SUPPLIED ENTRIES
= = = = = = =
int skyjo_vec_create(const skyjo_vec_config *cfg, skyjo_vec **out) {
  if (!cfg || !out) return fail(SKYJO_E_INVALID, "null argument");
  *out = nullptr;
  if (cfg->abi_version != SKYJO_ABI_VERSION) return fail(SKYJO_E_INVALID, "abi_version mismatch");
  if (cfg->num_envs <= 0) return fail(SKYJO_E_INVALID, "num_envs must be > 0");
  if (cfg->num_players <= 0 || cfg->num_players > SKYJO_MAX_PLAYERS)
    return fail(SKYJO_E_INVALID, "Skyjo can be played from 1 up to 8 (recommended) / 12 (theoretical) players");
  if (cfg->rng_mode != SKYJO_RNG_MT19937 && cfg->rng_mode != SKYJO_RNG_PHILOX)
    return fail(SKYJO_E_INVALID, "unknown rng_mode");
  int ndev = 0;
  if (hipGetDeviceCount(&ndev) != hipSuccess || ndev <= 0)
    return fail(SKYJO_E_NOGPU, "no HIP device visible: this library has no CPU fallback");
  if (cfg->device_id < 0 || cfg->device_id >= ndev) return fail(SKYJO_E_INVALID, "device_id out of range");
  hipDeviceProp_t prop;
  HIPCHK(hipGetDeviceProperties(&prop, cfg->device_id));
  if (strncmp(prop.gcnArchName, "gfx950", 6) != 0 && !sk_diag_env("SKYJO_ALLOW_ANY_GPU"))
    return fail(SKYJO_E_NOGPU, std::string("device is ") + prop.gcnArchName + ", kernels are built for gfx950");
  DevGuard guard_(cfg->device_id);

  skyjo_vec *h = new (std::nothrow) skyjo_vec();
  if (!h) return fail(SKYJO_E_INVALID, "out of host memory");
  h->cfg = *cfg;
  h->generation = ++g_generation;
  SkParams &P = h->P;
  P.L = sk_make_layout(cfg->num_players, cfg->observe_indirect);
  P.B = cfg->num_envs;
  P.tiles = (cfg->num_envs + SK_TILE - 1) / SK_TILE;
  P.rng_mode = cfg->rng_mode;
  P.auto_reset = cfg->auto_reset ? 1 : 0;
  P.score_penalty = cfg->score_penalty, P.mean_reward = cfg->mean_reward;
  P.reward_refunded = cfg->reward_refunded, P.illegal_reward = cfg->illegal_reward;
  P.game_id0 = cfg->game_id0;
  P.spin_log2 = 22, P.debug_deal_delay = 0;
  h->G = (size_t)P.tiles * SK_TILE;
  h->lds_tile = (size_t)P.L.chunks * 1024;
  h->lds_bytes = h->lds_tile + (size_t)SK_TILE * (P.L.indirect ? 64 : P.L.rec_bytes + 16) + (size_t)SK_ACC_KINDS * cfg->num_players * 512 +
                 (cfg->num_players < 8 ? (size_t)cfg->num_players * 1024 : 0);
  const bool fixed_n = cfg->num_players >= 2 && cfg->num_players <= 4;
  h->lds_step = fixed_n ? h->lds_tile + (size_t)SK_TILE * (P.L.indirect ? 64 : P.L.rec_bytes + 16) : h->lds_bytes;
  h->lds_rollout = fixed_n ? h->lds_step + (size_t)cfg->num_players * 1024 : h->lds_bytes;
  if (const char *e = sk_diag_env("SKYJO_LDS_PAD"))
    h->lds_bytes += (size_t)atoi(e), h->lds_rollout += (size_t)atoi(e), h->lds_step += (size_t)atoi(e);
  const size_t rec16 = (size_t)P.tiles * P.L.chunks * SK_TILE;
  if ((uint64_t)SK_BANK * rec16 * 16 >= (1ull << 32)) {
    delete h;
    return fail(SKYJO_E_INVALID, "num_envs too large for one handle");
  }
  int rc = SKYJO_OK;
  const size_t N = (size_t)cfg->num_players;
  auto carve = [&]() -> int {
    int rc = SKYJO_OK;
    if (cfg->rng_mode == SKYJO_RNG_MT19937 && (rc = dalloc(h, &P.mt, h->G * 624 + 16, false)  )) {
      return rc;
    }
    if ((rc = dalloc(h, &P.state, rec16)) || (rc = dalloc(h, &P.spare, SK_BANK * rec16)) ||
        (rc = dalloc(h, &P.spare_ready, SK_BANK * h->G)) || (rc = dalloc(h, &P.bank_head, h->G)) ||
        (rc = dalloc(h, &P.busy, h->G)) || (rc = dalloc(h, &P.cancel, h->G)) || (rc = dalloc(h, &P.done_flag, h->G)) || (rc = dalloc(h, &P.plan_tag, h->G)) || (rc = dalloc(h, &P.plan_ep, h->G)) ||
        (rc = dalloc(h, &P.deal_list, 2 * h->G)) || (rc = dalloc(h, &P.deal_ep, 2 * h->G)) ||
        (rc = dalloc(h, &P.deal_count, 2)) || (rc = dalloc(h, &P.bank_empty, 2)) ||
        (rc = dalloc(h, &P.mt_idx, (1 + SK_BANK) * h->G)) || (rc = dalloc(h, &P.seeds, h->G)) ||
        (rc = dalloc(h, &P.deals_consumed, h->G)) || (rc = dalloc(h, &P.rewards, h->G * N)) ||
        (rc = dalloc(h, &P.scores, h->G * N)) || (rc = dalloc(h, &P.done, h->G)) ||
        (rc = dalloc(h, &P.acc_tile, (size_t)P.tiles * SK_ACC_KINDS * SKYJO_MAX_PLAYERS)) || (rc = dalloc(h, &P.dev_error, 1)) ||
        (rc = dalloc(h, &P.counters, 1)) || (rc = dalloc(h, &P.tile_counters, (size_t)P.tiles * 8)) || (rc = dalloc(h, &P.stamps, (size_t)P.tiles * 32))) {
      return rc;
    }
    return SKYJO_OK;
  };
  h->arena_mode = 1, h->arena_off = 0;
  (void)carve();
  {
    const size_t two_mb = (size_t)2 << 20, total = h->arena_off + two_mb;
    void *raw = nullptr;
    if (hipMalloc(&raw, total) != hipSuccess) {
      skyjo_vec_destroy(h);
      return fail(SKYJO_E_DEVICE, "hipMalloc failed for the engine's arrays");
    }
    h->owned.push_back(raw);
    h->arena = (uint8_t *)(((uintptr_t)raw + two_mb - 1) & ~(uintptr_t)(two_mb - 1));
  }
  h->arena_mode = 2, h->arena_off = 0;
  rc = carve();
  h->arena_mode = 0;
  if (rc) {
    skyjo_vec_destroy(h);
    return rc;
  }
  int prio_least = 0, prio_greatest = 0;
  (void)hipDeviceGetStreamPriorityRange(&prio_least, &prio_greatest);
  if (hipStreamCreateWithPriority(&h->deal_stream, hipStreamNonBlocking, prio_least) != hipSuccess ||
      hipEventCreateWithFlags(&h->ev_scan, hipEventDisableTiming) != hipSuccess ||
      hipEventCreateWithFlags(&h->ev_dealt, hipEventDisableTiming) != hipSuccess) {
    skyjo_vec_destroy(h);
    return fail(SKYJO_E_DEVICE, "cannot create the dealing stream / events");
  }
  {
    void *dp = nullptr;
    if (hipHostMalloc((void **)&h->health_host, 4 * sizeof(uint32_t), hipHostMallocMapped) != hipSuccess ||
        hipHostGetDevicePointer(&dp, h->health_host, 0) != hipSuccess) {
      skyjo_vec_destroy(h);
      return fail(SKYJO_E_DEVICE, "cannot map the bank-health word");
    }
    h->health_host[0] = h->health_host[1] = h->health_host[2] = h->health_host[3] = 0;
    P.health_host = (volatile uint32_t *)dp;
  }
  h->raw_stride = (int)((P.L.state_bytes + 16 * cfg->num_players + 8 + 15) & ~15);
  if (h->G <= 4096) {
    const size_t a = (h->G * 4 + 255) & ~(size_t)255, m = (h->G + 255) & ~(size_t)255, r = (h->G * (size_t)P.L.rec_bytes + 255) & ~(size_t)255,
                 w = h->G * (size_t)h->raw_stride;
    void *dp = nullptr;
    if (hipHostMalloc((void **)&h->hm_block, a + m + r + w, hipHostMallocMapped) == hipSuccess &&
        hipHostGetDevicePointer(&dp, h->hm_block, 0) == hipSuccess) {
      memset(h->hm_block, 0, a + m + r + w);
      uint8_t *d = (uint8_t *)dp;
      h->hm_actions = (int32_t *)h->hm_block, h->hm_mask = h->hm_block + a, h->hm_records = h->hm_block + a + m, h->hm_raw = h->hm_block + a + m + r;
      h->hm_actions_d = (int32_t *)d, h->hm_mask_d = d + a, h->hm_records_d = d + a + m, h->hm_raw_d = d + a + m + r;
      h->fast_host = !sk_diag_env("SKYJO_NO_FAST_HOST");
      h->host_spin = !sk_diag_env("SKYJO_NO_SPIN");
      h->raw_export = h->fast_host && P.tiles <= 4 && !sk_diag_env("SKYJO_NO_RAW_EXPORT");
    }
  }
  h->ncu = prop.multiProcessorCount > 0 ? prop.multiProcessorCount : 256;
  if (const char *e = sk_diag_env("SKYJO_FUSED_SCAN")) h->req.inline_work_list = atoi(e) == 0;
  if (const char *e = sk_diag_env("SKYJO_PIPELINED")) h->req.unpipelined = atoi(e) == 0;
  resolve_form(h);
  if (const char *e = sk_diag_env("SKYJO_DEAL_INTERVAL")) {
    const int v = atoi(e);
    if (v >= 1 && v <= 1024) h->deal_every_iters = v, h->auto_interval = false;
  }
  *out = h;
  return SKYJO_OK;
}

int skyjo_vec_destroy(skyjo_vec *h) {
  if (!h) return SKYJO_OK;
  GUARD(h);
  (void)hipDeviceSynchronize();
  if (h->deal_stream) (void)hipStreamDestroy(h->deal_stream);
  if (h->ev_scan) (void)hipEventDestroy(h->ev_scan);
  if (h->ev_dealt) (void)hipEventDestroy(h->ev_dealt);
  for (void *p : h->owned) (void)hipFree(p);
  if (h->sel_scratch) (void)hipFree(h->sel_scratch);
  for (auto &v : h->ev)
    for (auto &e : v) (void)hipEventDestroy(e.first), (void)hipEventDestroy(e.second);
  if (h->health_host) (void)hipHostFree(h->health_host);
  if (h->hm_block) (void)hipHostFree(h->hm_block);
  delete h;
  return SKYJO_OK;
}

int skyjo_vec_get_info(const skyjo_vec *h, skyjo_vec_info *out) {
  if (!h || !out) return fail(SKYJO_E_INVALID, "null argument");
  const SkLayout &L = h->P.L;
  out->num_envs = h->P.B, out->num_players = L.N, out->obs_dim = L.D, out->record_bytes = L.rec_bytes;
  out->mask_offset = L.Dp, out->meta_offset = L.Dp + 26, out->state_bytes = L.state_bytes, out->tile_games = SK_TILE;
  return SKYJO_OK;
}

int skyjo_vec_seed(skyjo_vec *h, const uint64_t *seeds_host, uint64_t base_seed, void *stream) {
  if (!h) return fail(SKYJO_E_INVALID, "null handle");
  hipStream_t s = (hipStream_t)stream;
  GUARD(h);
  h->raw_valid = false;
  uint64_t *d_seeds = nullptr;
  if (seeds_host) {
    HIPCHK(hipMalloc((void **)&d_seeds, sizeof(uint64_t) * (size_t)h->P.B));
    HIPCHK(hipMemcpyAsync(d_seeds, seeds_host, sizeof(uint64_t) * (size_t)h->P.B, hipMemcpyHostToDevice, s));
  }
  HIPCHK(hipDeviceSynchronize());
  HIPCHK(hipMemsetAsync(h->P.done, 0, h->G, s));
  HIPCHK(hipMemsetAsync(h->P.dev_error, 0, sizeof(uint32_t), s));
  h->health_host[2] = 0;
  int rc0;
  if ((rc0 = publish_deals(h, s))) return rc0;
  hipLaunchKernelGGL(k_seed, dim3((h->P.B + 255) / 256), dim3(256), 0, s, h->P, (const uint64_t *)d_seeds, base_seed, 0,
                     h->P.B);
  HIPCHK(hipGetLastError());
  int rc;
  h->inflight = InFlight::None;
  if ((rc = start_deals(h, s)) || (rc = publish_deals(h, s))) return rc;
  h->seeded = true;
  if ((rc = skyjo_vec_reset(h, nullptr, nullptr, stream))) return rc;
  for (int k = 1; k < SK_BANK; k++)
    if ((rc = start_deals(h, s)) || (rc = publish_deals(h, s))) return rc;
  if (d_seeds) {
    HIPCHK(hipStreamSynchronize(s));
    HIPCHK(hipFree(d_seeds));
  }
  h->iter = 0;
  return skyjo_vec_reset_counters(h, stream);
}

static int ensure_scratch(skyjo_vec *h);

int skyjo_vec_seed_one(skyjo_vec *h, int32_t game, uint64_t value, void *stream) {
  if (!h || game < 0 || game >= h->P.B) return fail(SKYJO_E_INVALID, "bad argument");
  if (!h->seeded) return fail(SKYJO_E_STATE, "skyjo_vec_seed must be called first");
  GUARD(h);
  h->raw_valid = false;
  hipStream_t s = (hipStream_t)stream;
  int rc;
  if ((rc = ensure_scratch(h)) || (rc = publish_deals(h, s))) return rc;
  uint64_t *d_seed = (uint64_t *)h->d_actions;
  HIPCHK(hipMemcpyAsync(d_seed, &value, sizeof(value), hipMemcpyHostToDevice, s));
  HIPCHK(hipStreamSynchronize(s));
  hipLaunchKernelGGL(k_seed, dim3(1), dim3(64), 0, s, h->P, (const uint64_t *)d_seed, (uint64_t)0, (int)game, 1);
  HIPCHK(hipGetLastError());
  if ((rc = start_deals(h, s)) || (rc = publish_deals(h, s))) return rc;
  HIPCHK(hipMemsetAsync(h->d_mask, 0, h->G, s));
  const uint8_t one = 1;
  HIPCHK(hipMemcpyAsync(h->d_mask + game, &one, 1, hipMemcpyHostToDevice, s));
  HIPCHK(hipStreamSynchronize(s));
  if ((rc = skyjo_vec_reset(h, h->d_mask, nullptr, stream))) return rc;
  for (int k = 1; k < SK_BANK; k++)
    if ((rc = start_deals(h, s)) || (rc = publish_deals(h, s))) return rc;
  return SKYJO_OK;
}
= = = = = = =
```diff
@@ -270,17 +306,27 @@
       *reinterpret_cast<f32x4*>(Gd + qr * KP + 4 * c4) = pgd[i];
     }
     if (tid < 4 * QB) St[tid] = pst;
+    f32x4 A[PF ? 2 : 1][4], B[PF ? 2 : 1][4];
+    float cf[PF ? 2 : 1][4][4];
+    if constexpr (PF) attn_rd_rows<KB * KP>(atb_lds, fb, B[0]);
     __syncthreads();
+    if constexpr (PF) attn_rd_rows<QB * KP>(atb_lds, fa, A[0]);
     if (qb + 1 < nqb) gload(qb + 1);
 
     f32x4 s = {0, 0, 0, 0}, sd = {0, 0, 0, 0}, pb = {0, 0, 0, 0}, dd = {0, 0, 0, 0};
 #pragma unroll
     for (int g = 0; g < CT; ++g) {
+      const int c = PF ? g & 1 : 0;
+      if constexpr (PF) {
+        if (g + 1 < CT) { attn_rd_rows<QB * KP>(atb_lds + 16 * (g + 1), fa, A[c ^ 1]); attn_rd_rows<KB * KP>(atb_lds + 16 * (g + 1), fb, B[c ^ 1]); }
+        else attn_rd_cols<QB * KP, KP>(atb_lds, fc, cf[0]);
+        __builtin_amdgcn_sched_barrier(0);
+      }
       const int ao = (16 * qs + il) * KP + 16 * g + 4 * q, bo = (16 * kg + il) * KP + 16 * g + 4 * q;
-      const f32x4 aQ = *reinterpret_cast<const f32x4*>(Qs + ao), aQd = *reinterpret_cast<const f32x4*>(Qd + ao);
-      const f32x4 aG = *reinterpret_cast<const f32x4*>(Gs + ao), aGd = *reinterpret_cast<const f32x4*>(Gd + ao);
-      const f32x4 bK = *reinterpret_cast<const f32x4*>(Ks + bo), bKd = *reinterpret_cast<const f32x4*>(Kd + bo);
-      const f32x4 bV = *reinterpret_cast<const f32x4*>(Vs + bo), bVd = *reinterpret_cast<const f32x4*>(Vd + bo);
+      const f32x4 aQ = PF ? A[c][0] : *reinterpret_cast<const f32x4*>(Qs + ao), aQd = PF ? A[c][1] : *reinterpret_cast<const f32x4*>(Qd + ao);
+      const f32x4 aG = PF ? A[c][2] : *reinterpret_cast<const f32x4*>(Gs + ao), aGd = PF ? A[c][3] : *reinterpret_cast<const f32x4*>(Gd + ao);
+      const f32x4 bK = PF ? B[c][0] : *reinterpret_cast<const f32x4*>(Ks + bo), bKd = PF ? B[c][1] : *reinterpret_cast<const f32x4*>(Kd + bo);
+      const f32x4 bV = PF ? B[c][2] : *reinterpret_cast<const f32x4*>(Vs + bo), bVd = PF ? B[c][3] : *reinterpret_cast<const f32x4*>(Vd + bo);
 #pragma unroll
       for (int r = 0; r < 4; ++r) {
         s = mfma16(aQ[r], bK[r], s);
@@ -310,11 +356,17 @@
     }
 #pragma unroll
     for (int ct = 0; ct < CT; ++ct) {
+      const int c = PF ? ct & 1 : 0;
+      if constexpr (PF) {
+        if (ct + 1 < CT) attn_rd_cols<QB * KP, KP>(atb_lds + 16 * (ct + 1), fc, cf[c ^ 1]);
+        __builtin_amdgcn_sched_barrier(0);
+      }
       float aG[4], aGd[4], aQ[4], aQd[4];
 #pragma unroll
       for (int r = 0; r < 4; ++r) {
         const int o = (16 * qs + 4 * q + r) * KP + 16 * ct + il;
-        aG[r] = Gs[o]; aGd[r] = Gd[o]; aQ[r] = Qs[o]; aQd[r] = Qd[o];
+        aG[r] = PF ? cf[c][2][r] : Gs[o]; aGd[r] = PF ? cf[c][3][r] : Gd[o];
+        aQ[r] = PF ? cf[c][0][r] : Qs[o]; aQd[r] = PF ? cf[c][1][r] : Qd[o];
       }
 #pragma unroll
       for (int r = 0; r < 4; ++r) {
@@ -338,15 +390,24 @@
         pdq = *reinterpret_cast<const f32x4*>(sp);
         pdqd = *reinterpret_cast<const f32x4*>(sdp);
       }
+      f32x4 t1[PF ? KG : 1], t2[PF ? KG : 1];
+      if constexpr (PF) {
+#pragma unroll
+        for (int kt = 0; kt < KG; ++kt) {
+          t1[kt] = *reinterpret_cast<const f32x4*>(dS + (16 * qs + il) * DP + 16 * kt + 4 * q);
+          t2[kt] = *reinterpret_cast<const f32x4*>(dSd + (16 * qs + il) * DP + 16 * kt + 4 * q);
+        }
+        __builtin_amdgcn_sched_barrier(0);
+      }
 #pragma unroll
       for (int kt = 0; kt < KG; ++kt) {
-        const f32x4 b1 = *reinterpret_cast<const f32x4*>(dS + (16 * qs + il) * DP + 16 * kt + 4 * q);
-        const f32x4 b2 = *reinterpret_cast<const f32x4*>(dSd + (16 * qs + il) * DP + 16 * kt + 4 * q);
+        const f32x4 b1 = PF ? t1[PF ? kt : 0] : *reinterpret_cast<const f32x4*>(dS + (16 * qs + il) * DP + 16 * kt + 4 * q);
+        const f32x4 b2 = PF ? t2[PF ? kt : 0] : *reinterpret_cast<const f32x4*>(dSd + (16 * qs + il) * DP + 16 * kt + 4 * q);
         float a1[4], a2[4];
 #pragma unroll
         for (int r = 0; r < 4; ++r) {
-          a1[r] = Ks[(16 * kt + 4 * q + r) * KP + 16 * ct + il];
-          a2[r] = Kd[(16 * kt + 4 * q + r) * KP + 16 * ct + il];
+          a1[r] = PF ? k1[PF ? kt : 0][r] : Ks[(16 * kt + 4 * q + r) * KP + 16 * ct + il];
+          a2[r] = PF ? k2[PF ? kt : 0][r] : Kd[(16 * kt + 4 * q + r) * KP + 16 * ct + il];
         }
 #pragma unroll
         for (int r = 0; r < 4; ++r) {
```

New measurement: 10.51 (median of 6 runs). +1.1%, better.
= = = = = = =
YOUR INSTRUCTIONS
Your task is to restate, word for word, only those lines above that fall between the line holding "int skyjo_vec_create(const skyjo_vec_config" and the line holding "if (cfg->num_players <= 0", inclusive.

RESULT FOR THIS EXERCISE
int skyjo_vec_create(const skyjo_vec_config *cfg, skyjo_vec **out) {
  if (!cfg || !out) return fail(SKYJO_E_INVALID, "null argument");
  *out = nullptr;
  if (cfg->abi_version != SKYJO_ABI_VERSION) return fail(SKYJO_E_INVALID, "abi_version mismatch");
  if (cfg->num_envs <= 0) return fail(SKYJO_E_INVALID, "num_envs must be > 0");
  if (cfg->num_players <= 0 || cfg->num_players > SKYJO_MAX_PLAYERS)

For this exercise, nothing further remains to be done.